Hinweis: Wenn andere Messdaten gewünscht werden, klicken Sie auf "Messung" unter "Analysieren" in der Werkzeugleiste, und überprüfen Sie die entsprechenden Felder in der Liste.
7. Analyse der Entwicklung der Follikel mit transgenen Mäusen
- Sammeln Sie Eierstöcke von postnatalen Tagen 0 und 4 (P0 und P4) weibliche Transgene Mäuse mit den transgenen Oog1pro3.9 R26-H2B-mCherrund Kultur auf Einsätze wie in beschrieben Schritte 1.1 – 3.2, außer nicht Slice der P0 und P4 Eierstöcke.

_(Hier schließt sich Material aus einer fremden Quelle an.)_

+  const int g1 = g0 + tiles_per_block < total_tiles ? g0 + tiles_per_block : total_tiles;
+  if (g0 >= g1) return;
+  const int strips = H / TH;
+  auto locate = [&](int g, int& x0, long& prow) {
+    const int strip = g / n_tiles, k = g - strip * n_tiles;
+    const int img = strip / strips, ys = strip - img * strips;
+    x0 = k * TW;
+    prow = (long)img * (H + 2) + ys * TH;
+  };
+  constexpr int NII = (C64_NDMA + 3) / 4;
+  const int dchunk = ((lane & 7) ^ (lane >> 3)) * 8;
+  auto fetch = [&](int g, char* tile) {
+    int x0; long prow;
+    locate(g, x0, prow);
+    const bf16_t* src = in + prow * Wp * 64 + dchunk;
+#pragma unroll
+    for (int ii = 0; ii < NII; ii++) {
+      const int i = wave + 4 * ii;
+      if (i < C64_NDMA) {
+        int P = 8 * i + (lane >> 3);
+        P = P < C64_NPIX ? P : 0;
+        const int row = P / (TW + 2), px = P - row * (TW + 2);
+        const int gx = x0 + px < Wp ? x0 + px : 0;
+        asm volatile("s_mov_b32 m0, %0\n\ts_nop 0\n\tglobal_load_lds_dwordx4 %1, off"
+                     :: "s"(__builtin_amdgcn_readfirstlane((unsigned)(uintptr_t)(lptr_t)(tile + i * 1024))), "v"(src + (row * Wp + gx) * 64) : "memory", "m0");
+      }
+    }
+  };
+  fetch(g0, smem);
+  bf16x8 wf[9][2][4];
+#pragma unroll
+  for (int t = 0; t < 9; t++)
+#pragma unroll
+    for (int ks = 0; ks < 2; ks++)
+#pragma unroll
+      for (int j = 0; j < 4; j++) {
+        const int co = 32 * (j >> 1) + 8 * (l15 >> 2) + 4 * (j & 1) + (l15 & 3);
+        wf[t][ks][j] = *(const bf16x8*)(wpk + (long)co * 576 + (t / 3) * 192 + (t % 3) * 64 + ks * 32 + hq * 8);
+        if (t >= 3) asm volatile("" : "+a"(wf[t][ks][j]));
+        else asm volatile("" : "+v"(wf[t][ks][j]));
+      }
+  float bv[16];
+#pragma unroll
+  for (int j = 0; j < 4; j++)
+#pragma unroll
+    for (int r = 0; r < 4; r++) bv[4 * j + r] = bias[32 * (j >> 1) + 8 * hq + 4 * (j & 1) + r];
+#pragma unroll
+  for (int i = 0; i < 16; i++) asm volatile("" ::"v"(bv[i]));
+  int boff[9];
+#pragma unroll
+  for (int t = 0; t < 9; t++) {
+    const int P = (wave + t / 3) * (TW + 2) + (t % 3) + l15;
+    boff[t] = P * 128 + ((hq ^ (P & 7)) << 4);
+  }
+  f32x4 acc[2][4];
+#pragma unroll
+  for (int j = 0; j < 4; j++) acc[1][j] = (f32x4){0.f, 0.f, 0.f, 0.f};
+  uint4 pres[2] = {make_uint4(0, 0, 0, 0), make_uint4(0, 0, 0, 0)};
+  bf16_t* pdst = out;
+  bool pvalid = false;
+  uint32_t pk[8];
+  auto epi_step = [&](int s, const f32x4 (&a)[4]) {
+    if (s < 8) {
+      float e[2];
+#pragma unroll
+      for (int q = 0; q < 2; q++) {
+        const int c = 2 * s + q;
+        e[q] = a[c >> 2][c & 3] + bv[c];
+      }
+      if (HAS_RESID) {
+        const uint4& rq = pres[s >> 2];
+        const uint32_t rw = (s & 3) == 0 ? rq.x : (s & 3) == 1 ? rq.y : (s & 3) == 2 ? rq.z : rq.w;
+        e[0] += __uint_as_float(rw << 16);
+        e[1] += __uint_as_float(rw & 0xffff0000u);
+      }
+      pk[s] = pack_bf16x2(fmaxf(e[0], 0.f), fmaxf(e[1], 0.f));
+      asm volatile("" : "+v"(pk[s]));
+    } else if (s < 10) {
+      const int i = s - 8;
+      if (pvalid) *(uint4*)(pdst + 32 * i) = make_uint4(pk[4 * i], pk[4 * i + 1], pk[4 * i + 2], pk[4 * i + 3]);
+    }
+  };
+  uint4 rres[4][2];
+  auto request_resid = [&](int pt, int x0, long orow) {
+    const int x = x0 + pt * 16 + l15;
+    const bf16_t* rp = resid + (orow + (x < W ? x : 0)) * 64 + 8 * hq;
+    asm volatile("global_load_dwordx4 %0, %1, off" : "=&v"(rres[pt][0]) : "v"(rp) : "memory");
+    asm volatile("global_load_dwordx4 %0, %1, off offset:64" : "=&v"(rres[pt][1]) : "v"(rp) : "memory");
+  };
+  if (HAS_RESID) {
+    int x0; long prow;
+    locate(g0, x0, prow);
+#pragma unroll
+    for (int pt = 0; pt < 4; pt++) request_resid(pt, x0, (prow + wave + 1) * Wp + 1);
+  }
+  asm volatile("s_waitcnt vmcnt(0)" ::: "memory");
+  __syncthreads();
+  for (int g = g0; g < g1; g++) {
+    const char* tile = smem + ((g - g0) & 1) * C64_TILE;
+    int x0; long prow;
+    locate(g, x0, prow);
+    const long orow = (prow + wave + 1) * Wp + 1;
+    const int gn = g + 1 < g1 ? g + 1 : g;
+    int nx0; long nprow;
+    locate(gn, nx0, nprow);
+    const long norow = (nprow + wave + 1) * Wp + 1;
+    fetch(gn, smem + ((g - g0 + 1) & 1) * C64_TILE);
+    constexpr int RD = 4;
+    auto bread = [&](int n) {
+      const int pt = n / 18, t = (n % 18) >> 1, ks = n & 1;
+      return *(const bf16x8*)(tile + pt * 2048 + (boff[t] ^ (ks * 64)));
+    };
+    bf16x8 ring[RD];
+#pragma unroll
+    for (int n = 0; n < RD; n++) ring[n] = bread(n);
+    __builtin_amdgcn_sched_barrier(0);
+#pragma unroll
+    for (int pt = 0; pt < 4; pt++) {
+      f32x4 (&A)[4] = acc[pt & 1];
+#pragma unroll
+      for (int s = 0; s < 18; s++) {
+        const int n = pt * 18 + s, t = s >> 1, ks = s & 1;
+        const bf16x8 bfrag = ring[n % RD];
+        if (n + RD < 72) ring[n % RD] = bread(n + RD);
+#pragma unroll
+        for (int j = 0; j < 4; j++)
+          A[j] = __builtin_amdgcn_mfma_f32_16x16x32_bf16(wf[t][ks][j], bfrag, s == 0 ? (f32x4){0.f, 0.f, 0.f, 0.f} : A[j], 0, 0, 0);
+        epi_step(s, acc[(pt & 1) ^ 1]);
+        __builtin_amdgcn_sched_barrier(0);
+      }
+      const int x = x0 + pt * 16 + l15;
+      pvalid = x < W;
+      pdst = out + (orow + x) * 64 + 8 * hq;
+      if (HAS_RESID) {
+        asm volatile("s_waitcnt vmcnt(18)" ::: "memory");
+#pragma unroll
+        for (int i = 0; i < 2; i++) {
+          asm volatile("v_mov_b32 %0, %1" : "=v"(pres[i].x) : "v"(rres[pt][i].x));
+          asm volatile("v_mov_b32 %0, %1" : "=v"(pres[i].y) : "v"(rres[pt][i].y));
+          asm volatile("v_mov_b32 %0, %1" : "=v"(pres[i].z) : "v"(rres[pt][i].z));
+          asm volatile("v_mov_b32 %0, %1" : "=v"(pres[i].w) : "v"(rres[pt][i].w));
+        }
+        request_resid(pt, nx0, norow);
+      }
+      __builtin_amdgcn_sched_barrier(0);
+    }
+    if (HAS_RESID) asm volatile("s_waitcnt vmcnt(8)" ::: "memory");
+    else asm volatile("s_waitcnt vmcnt(2)" ::: "memory");
+    __syncthreads();
+  }
+#pragma unroll
+  for (int s = 0; s < 10; s++) epi_step(s, acc[1]);
+  asm volatile("s_waitcnt vmcnt(0)" ::: "memory");
 }
 
 __global__ __launch_bounds__(256) void tstp_kernel(const bf16_t* __restrict__ act, int W4, const int* __restrict__ mask_chunk,
@@ -317,6 +492,7 @@
   int mask_slot = 0;
   int last_T = -1;
   int halo_chunks = 0;
+  int n_cu = 0;
 };
 
 namespace {
@@ -376,7 +552,7 @@
 }
 
 int run_conv(ccx_resnet* r, const Conv& cv, int epi, const bf16_t* in, const StageDims& di, bf16_t* out, const StageDims& dn,
-             const bf16_t* resid, int n_chunks, hipStream_t st) {
+             const bf16_t* resid, int n_chunks, bool direct, hipStream_t st) {
   if (cv.cin == 32 && cv.cout == 32 && cv.k == 3 && cv.stride == 1 && di.H % 4 == 0 && (epi == EPI_BF16_RELU || epi == EPI_BF16_ADD_RELU)) {
     const dim3 grid(1, di.H / 4, n_chunks);
     {
@@ -384,6 +560,24 @@
                         (double)n_chunks * di.H * di.W * 64.0 * (resid ? 3 : 2));
       if (resid) hipLaunchKernelGGL(conv3x3_c32_kernel<true>, grid, dim3(256), 0, st, in, cv.W, cv.b, resid, out, di.H, di.W);
       else hipLaunchKernelGGL(conv3x3_c32_kernel<false>, grid, dim3(256), 0, st, in, cv.W, cv.b, resid, out, di.H, di.W);
+    }
+    CCX_CHECK_LAUNCH(r->ctx);
+    return CCX_OK;
+  }
+  if (direct && cv.cin == 64 && cv.cout == 64 && cv.k == 3 && cv.stride == 1 && di.H % C64_TH == 0 &&
+      (epi == EPI_BF16_RELU || epi == EPI_BF16_ADD_RELU)) {
+    const int n_tiles = ccx_cdiv(di.W, C64_TW);
+    const long total = (long)n_chunks * (di.H / C64_TH) * n_tiles;
+    const int tpb = (int)((total + r->n_cu - 1) / r->n_cu);
+    const dim3 grid((unsigned)((total + tpb - 1) / tpb));
+    static ccx_lds_optin optin_r, optin_n;
+    CCX_HIP(r->ctx, optin_r.ensure(r->ctx->device, (const void*)conv3x3_c64_kernel<true>, C64_LDS));
+    CCX_HIP(r->ctx, optin_n.ensure(r->ctx->device, (const void*)conv3x3_c64_kernel<false>, C64_LDS));
+    {
+      ccx_prof_scope ps(r->ctx, st, "conv3x3_c64_kernel", 2.0 * 9 * 64 * 64 * (double)n_chunks * di.H * di.W,
+                        (double)n_chunks * di.H * di.W * 128.0 * (resid ? 3 : 2));
+      if (resid) hipLaunchKernelGGL(conv3x3_c64_kernel<true>, grid, dim3(256), C64_LDS, st, in, cv.W, cv.b, resid, out, di.H, di.W, n_tiles, (int)total, tpb);
+      else hipLaunchKernelGGL(conv3x3_c64_kernel<false>, grid, dim3(256), C64_LDS, st, in, cv.W, cv.b, resid, out, di.H, di.W, n_tiles, (int)total, tpb);
     }
     CCX_CHECK_LAUNCH(r->ctx);
     return CCX_OK;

- Ersetzen Sie das Kulturmedium mit frischen, vorgewärmten Medium in 3,5 cm Gerichte in einem Inkubator mit 5 % CO2 bei 37 ° C alle 2 Tage.
Hinweis: Die Konzentration von LH in das Kulturmedium P0 und P4 Eierstöcke kann konstant bleiben, weil LH Überspannungen in P0 und P4 Mäuse nicht vorkommen. - Legen Sie das Mikroskop nur AcGFP1-positiven primären Follikel in kultivierten P4 Eierstöcken (Tabelle 1) zu visualisieren.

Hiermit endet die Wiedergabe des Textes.